WHAT IS NEEDED. How many lines of the records hold the string "else"? Reply with the number alone.

Saved data entries.
--------------------------------------------------

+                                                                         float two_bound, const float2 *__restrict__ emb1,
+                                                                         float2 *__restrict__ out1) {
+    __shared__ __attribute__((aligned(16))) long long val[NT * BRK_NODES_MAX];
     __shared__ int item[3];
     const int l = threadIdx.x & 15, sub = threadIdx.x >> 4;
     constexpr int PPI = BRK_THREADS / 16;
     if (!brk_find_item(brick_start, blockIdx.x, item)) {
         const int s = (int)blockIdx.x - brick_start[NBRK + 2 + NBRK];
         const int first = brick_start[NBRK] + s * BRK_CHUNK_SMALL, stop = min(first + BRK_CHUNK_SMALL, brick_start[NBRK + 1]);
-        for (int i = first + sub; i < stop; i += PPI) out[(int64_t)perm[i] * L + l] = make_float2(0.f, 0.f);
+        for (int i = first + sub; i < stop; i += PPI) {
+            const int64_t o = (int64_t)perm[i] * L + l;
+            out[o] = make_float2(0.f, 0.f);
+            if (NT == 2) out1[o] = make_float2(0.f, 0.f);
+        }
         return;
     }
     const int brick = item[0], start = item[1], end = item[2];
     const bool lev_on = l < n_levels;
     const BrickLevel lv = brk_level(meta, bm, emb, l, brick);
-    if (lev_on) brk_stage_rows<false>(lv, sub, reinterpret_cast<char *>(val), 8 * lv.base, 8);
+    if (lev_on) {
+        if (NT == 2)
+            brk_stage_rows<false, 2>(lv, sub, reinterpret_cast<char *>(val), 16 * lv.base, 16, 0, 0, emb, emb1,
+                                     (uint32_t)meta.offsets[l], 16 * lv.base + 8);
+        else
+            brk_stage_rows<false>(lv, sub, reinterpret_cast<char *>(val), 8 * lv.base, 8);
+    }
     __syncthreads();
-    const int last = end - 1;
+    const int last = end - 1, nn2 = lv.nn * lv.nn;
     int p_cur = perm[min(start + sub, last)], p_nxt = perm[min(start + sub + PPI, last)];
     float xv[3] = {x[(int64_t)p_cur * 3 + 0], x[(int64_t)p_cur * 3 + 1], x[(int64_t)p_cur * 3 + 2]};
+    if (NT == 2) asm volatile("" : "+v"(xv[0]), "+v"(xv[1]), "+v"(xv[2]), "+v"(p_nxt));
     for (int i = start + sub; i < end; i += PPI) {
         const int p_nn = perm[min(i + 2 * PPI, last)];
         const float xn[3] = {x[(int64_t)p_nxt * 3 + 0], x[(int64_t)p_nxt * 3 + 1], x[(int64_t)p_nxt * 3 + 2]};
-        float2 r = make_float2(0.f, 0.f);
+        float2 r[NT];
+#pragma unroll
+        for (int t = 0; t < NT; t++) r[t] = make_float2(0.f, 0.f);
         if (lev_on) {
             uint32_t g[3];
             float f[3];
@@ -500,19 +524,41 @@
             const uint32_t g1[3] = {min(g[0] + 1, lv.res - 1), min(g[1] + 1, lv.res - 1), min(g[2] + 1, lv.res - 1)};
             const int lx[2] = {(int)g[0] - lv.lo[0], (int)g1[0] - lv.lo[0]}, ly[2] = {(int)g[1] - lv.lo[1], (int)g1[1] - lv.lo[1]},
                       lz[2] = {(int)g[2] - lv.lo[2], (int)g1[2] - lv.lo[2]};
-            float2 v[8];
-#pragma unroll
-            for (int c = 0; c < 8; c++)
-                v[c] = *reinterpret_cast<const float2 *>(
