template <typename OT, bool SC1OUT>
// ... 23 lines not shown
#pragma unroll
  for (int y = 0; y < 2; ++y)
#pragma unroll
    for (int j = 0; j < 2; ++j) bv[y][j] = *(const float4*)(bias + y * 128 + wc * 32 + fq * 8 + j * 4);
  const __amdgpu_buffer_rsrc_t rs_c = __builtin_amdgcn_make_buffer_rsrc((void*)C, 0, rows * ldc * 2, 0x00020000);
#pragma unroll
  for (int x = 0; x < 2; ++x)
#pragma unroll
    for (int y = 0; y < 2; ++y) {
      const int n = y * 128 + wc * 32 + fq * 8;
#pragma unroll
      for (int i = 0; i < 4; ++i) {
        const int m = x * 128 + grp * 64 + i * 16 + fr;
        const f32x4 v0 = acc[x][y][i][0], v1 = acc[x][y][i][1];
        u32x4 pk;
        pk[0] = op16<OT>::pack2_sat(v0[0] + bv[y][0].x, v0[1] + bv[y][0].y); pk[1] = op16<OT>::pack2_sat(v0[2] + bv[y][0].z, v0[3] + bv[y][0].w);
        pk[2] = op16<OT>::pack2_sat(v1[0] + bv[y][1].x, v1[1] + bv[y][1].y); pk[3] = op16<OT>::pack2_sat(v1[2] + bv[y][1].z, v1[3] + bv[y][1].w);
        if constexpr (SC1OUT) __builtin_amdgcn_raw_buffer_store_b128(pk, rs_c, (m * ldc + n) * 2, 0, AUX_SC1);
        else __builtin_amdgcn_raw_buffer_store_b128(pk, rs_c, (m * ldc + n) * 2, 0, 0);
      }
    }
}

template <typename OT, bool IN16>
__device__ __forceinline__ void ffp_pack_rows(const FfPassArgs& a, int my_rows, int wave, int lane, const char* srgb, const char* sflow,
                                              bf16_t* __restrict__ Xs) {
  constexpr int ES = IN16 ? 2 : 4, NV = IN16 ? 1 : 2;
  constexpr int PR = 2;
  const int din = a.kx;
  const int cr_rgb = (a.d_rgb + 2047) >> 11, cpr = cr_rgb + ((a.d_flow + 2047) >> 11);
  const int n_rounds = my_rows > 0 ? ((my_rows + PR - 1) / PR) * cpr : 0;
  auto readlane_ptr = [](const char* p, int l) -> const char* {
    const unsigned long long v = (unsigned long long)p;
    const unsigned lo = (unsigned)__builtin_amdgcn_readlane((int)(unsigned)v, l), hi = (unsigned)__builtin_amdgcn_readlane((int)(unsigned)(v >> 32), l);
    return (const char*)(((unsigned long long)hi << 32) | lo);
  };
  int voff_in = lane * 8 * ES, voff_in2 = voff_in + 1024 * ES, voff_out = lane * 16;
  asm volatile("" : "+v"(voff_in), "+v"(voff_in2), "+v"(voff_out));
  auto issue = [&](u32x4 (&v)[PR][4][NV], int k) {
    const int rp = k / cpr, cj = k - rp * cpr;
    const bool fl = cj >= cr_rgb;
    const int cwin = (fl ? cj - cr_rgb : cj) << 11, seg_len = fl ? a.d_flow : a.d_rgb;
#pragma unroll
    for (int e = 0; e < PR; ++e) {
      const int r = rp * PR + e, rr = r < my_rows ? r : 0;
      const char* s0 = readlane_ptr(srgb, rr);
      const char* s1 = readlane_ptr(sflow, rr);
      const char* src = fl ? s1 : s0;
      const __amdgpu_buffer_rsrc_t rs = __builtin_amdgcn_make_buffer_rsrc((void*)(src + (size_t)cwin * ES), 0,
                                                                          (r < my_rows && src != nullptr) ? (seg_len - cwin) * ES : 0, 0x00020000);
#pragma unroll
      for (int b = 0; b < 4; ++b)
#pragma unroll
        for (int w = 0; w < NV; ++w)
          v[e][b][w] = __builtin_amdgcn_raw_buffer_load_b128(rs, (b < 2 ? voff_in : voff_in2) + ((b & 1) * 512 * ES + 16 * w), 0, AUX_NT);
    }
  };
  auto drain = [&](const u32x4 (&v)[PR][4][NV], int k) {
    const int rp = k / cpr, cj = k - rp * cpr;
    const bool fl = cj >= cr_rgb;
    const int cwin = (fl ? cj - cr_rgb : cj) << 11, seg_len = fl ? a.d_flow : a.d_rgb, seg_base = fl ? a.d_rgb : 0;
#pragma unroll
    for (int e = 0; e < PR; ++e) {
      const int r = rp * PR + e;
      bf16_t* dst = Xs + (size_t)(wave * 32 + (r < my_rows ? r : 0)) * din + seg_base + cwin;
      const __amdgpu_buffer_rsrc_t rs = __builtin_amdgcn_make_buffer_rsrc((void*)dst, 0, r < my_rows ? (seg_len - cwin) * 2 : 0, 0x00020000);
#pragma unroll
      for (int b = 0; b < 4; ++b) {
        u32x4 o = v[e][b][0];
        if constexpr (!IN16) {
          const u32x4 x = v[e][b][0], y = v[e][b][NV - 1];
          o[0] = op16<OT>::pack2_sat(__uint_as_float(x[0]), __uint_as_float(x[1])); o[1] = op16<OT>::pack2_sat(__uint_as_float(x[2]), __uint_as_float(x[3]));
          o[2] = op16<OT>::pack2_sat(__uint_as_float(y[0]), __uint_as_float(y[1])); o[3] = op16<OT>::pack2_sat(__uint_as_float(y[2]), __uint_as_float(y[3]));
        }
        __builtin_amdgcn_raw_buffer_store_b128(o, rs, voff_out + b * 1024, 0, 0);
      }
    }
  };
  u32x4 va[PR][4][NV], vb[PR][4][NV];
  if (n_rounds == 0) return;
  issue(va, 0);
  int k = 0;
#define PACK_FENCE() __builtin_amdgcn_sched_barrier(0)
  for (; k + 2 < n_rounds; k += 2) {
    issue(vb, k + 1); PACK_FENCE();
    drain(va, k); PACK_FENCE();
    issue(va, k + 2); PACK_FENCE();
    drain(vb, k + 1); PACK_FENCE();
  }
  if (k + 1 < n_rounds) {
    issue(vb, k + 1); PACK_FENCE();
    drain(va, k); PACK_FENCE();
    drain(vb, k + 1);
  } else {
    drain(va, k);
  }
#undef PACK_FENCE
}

--------------------------------------------------

ANSWER TO THE EXERCISE. 3